Collected data entries
* * * * * * * * *
# rubenwiersma/deltaconv

Measured on AMD Instinct MI355X. Metric: point-clouds/sec fwd+bwd, ModelNet40 1024pt k=20, 1/2/4/8 MI355X, higher is better.
Workload: dtype f32; 1 GPU; ModelNet40 classification, 1024 points, k=20, batch=32 per GPU, fwd+bwd+SGD step, train-mode BN/Dropout, HIP-graph replay; global_batch=32, parallelism=dp1

## Files before the change

deltaconv_amd/csrc/common.h:

```cpp
#pragma once
#include <hip/hip_runtime.h>
#include <stdint.h>
#include <stdio.h>

#define DC_EXPORT extern "C" __attribute__((visibility("default")))

enum {
    DC_OK = 0,
    DC_ERR_ARG = -1,
    DC_ERR_LAUNCH = -2,
    DC_ERR_WORKSPACE = -3
};

void dc_set_error(const char* fmt, ...);

#define DC_REQUIRE(cond, ...)                 \
    do {                                      \
        if (!(cond)) {                        \
            dc_set_error(__VA_ARGS__);        \
            return DC_ERR_ARG;                \
        }                                     \
    } while (0)

bool dc_ensure_lds(unsigned long long* done_mask, const void* kernel, size_t bytes, const char* what);
bool dc_take_lds_failure();

#define DC_CHECK_LAUNCH(name)                                                   \
    do {                                                                        \
        if (dc_take_lds_failure()) {                                            \
            (void)hipGetLastError();                                            \
            return DC_ERR_LAUNCH;                                               \
        }                                                                       \
        hipError_t e_ = hipGetLastError();                                      \
        if (e_ != hipSuccess) {                                                 \
            dc_set_error("%s: %s", name, hipGetErrorString(e_));                \
            return DC_ERR_LAUNCH;                                               \
        }                                                                       \
    } while (0)

enum { DC_OPT_XCD_REMAP = 0, DC_OPT_GATHER_BATCH = 1, DC_OPT_TN_LDS = 2 , DC_OPT_GEMM_EXACT = 3 , DC_OPT_GEMM_STAGGER = 4 , DC_OPT_TN_TILE = 5 , DC_OPT_TN_SLABS = 6 , DC_OPT_TILE_UPW = 7, DC_OPT_CSC_ONE_WG = 8 , DC_OPT_NO_PLANES = 9 , DC_OPT_CE_TWO_LAUNCH = 10 , DC_OPT_WIDE_TILES = 11 , DC_OPT_COUNT = 12 };
int dc_option(int key);

static inline int dc_cdiv(long long a, long long b) { return (int)((a + b - 1) / b); }

enum { DC_ST_TILE = 1 , DC_ST_ELL = 2 ,
       DC_ST_NN = 4 , DC_ST_GEMM = 8  };
#ifndef DC_NT_MASK
#define DC_NT_MASK (DC_ST_TILE)
#endif
typedef float dc_f32x4 __attribute__((ext_vector_type(4)));
template <int FAMILY>
__device__ __forceinline__ void dc_store16(float* p, dc_f32x4 v) {
    if constexpr ((DC_NT_MASK & FAMILY) != 0) __builtin_nontemporal_store(v, reinterpret_cast<dc_f32x4*>(p));
    else *reinterpret_cast<dc_f32x4*>(p) = v;
}

constexpr int DC_FIN_MAX = 4, DC_FIN_BLOB = 128;
enum { DC_FIN_BN = 0, DC_FIN_BWD_COEF = 1 };
struct DcFinPending {
    int kind, chunks, C;
    const double* partial;
    alignas(8) unsigned char blob[DC_FIN_BLOB];
    int stage1, rpc;
    long R;
    alignas(8) unsigned char functor[DC_FIN_BLOB];
};
bool dc_gemm_take_request();
void dc_gemm_flush(void* stream);
void dc_gemm_discard();
bool dc_fin_take_request();
void dc_fin_push(int kind, const double* partial, int chunks, int C, const void* fin, size_t bytes, const void* functor = nullptr,
                 size_t functor_bytes = 0, long R = 0, int rpc = 0);
int dc_fin_pending(DcFinPending** out);
// ... 46 lines not shown
```

deltaconv_amd/csrc/error.hip:

```cpp
#include <cstring>
#include "common.h"
#include <stdarg.h>

static thread_local char g_err[512] = "";

void dc_set_error(const char* fmt, ...) {
    va_list ap;
    va_start(ap, fmt);
    vsnprintf(g_err, sizeof(g_err), fmt, ap);
    va_end(ap);
}

DC_EXPORT const char* dc_last_error(void) { return g_err; }
DC_EXPORT int32_t dc_version(void) { return 100; }

static int g_opt[DC_OPT_COUNT] = {1};
int dc_option(int key) { return (key >= 0 && key < DC_OPT_COUNT) ? g_opt[key] : 0; }
DC_EXPORT int dc_set_option(int32_t key, int32_t value) {
    if (key < 0 || key >= DC_OPT_COUNT) return DC_ERR_ARG;
    g_opt[key] = value;
    return DC_OK;
}

static thread_local bool g_lds_failed = false;
bool dc_take_lds_failure() {
    const bool f = g_lds_failed;
    g_lds_failed = false;
    return f;
}
bool dc_ensure_lds(unsigned long long* done_mask, const void* kernel, size_t bytes, const char* what) {
    int dev = 0;
    if (hipGetDevice(&dev) != hipSuccess) dev = 0;
    const unsigned long long bit = dev < 64 ? 1ull << dev : 0ull;
    if (bit && (__atomic_load_n(done_mask, __ATOMIC_ACQUIRE) & bit)) return true;
    const hipError_t e = hipFuncSetAttribute(kernel, hipFuncAttributeMaxDynamicSharedMemorySize, (int)bytes);
    if (e != hipSuccess) {
        (void)hipGetLastError();
        dc_set_error("%s: needs %zu KiB of LDS per workgroup (MI355X / gfx950 offers 160 KiB); device %d refused: %s", what,
                     bytes / 1024, dev, hipGetErrorString(e));
        g_lds_failed = true;
        return false;
    }
    if (bit) __atomic_fetch_or(done_mask, bit, __ATOMIC_RELEASE);
    return true;
}

static thread_local DcFinPending g_fin[DC_FIN_MAX];
static thread_local int g_fin_count = 0;
static thread_local bool g_fin_open = false, g_fin_request = false, g_gemm_request = false;
bool dc_gemm_take_request() {
    const bool take = g_fin_open && g_gemm_request && g_fin_request;
    g_gemm_request = false;
    return take;
}
bool dc_fin_take_request() {
    const bool take = g_fin_open && g_fin_request && g_fin_count < DC_FIN_MAX;
    g_fin_request = false;
    return take;
}
void dc_fin_push(int kind, const double* partial, int chunks, int C, const void* fin, size_t bytes, const void* functor,
                 size_t functor_bytes, long R, int rpc) {
    DcFinPending& e = g_fin[g_fin_count++];
    e.kind = kind; e.partial = partial; e.chunks = chunks; e.C = C;
    memcpy(e.blob, fin, bytes);
    e.stage1 = functor != nullptr; e.R = R; e.rpc = rpc;
    if (functor) memcpy(e.functor, functor, functor_bytes);
}
int dc_fin_pending(DcFinPending** out) { *out = g_fin; return g_fin_count; }
void dc_fin_clear() { g_fin_count = 0; g_fin_open = false; g_fin_request = false; g_gemm_request = false; }
DC_EXPORT int dc_finalisers_begin(void) {
    if (g_fin_open) {
        dc_set_error("dc_finalisers_begin: a batch is already open on this thread");
        return DC_ERR_ARG;
    }
    g_fin_open = true; g_fin_count = 0; g_fin_request = false;
    return DC_OK;
}
DC_EXPORT int dc_finaliser_defer_next(void) {
    g_fin_request = g_fin_open;
    return DC_OK;
}
DC_EXPORT int dc_gemm_defer_next(void) {
    g_gemm_request = g_fin_open;
    return DC_OK;
// ... 23 lines not shown
```

deltaconv_amd/csrc/gemm.hip:

```cpp
#include <algorithm>
#include <type_traits>
#include "common.h"
#include "nn_math.h"
#include "colreduce.h"

namespace {

typedef float f32x16 __attribute__((ext_vector_type(16)));
typedef float f32x4 __attribute__((ext_vector_type(4)));

#ifndef DC_X3_PLAIN
#define DC_X3_PLAIN 2
#endif
#ifndef DC_X3_PRO
#define DC_X3_PRO 1
#endif
#ifdef DC_LAB_STAMPS
__device__ unsigned long long dc_lab_stamps[8192 * 8];
#define DC_STAMP(n) do { if (threadIdx.x == 0 && blockIdx.y == 0 && blockIdx.x < 8192) dc_lab_stamps[blockIdx.x * 8 + (n)] = __builtin_amdgcn_s_memtime(); } while (0)
#else
#define DC_STAMP(n) do { } while (0)
#endif
constexpr int BK = 32;
constexpr int LDK = BK + 4;
constexpr int NT = 256;

enum { EPI_NONE = 0, EPI_COLSTATS = 1, EPI_VNSTATS = 2 , EPI_VNSTATS0 = 3  };
enum { B_NK = 0 , B_KN = 1  };
enum { A_MK = 0 , A_KM = 1  };

struct GemmP {
    const float* A; long lda;
    const float* B; long ldb;
    float* C; long ldc;
    long M; int N; long K;
    int tiles_n, remap, accumulate;
    long k_per_slab, slab_stride;
    const float* A2; long lda2;
    const float* pc; int pcn;
    float slope;
    double* part; int chunks, stat_cols;
    int stagger, resident;
    const unsigned short* Bp; long bps;
};

typedef unsigned u32x4 __attribute__((ext_vector_type(4)));
__device__ __forceinline__ f32x4 uload4(const float* ubase, unsigned voff, unsigned soff = 0) {
    const __amdgpu_buffer_rsrc_t r = __builtin_amdgcn_make_buffer_rsrc(const_cast<float*>(ubase), 0, 0x7FFFFFFF, 0x00020000);
    const u32x4 v = __builtin_amdgcn_raw_buffer_load_b128(r, (int)voff, (int)soff, 0);
    return __builtin_bit_cast(f32x4, v);
}

constexpr unsigned POISON = 0x80000000u;
__device__ __forceinline__ f32x4 gload4v(const float* ubase, unsigned voff, unsigned soff, bool ok) {
    return uload4(ubase, ok ? voff : POISON, soff);
}
__device__ __forceinline__ f32x4 gload4s(const float* ubase, unsigned voff, unsigned soff, bool ok_row, long col, long ncols) {
    const __amdgpu_buffer_rsrc_t r = __builtin_amdgcn_make_buffer_rsrc(const_cast<float*>(ubase), 0, 0x7FFFFFFF, 0x00020000);
    f32x4 v;
#pragma unroll
    for (int e = 0; e < 4; ++e)
        v[e] = __builtin_bit_cast(float, __builtin_amdgcn_raw_buffer_load_b32(
                   r, (int)((ok_row && col + e < ncols) ? voff + 4u * e : POISON), (int)soff, 0));
    return v;
}
template <int MODE>
__device__ __forceinline__ f32x4 pload4(const float* ubase, unsigned voff, unsigned soff, bool ok_row, long col, long ncols) {
    if (MODE == 0) return uload4(ubase, voff, soff);
    if (MODE == 1) return gload4v(ubase, voff, soff, ok_row && col < ncols);
    return gload4s(ubase, voff, soff, ok_row, col, ncols);
}
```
* * * * * * * * *
▶ [Problem details] Can you write out the lines above, from the first one through the one containing "Measured on AMD", exactly as they appear and nothing more?

▶ [Exercise solution]
# rubenwiersma/deltaconv

Measured on AMD Instinct MI355X. Metric: point-clouds/sec fwd+bwd, ModelNet40 1024pt k=20, 1/2/4/8 MI355X, higher is better.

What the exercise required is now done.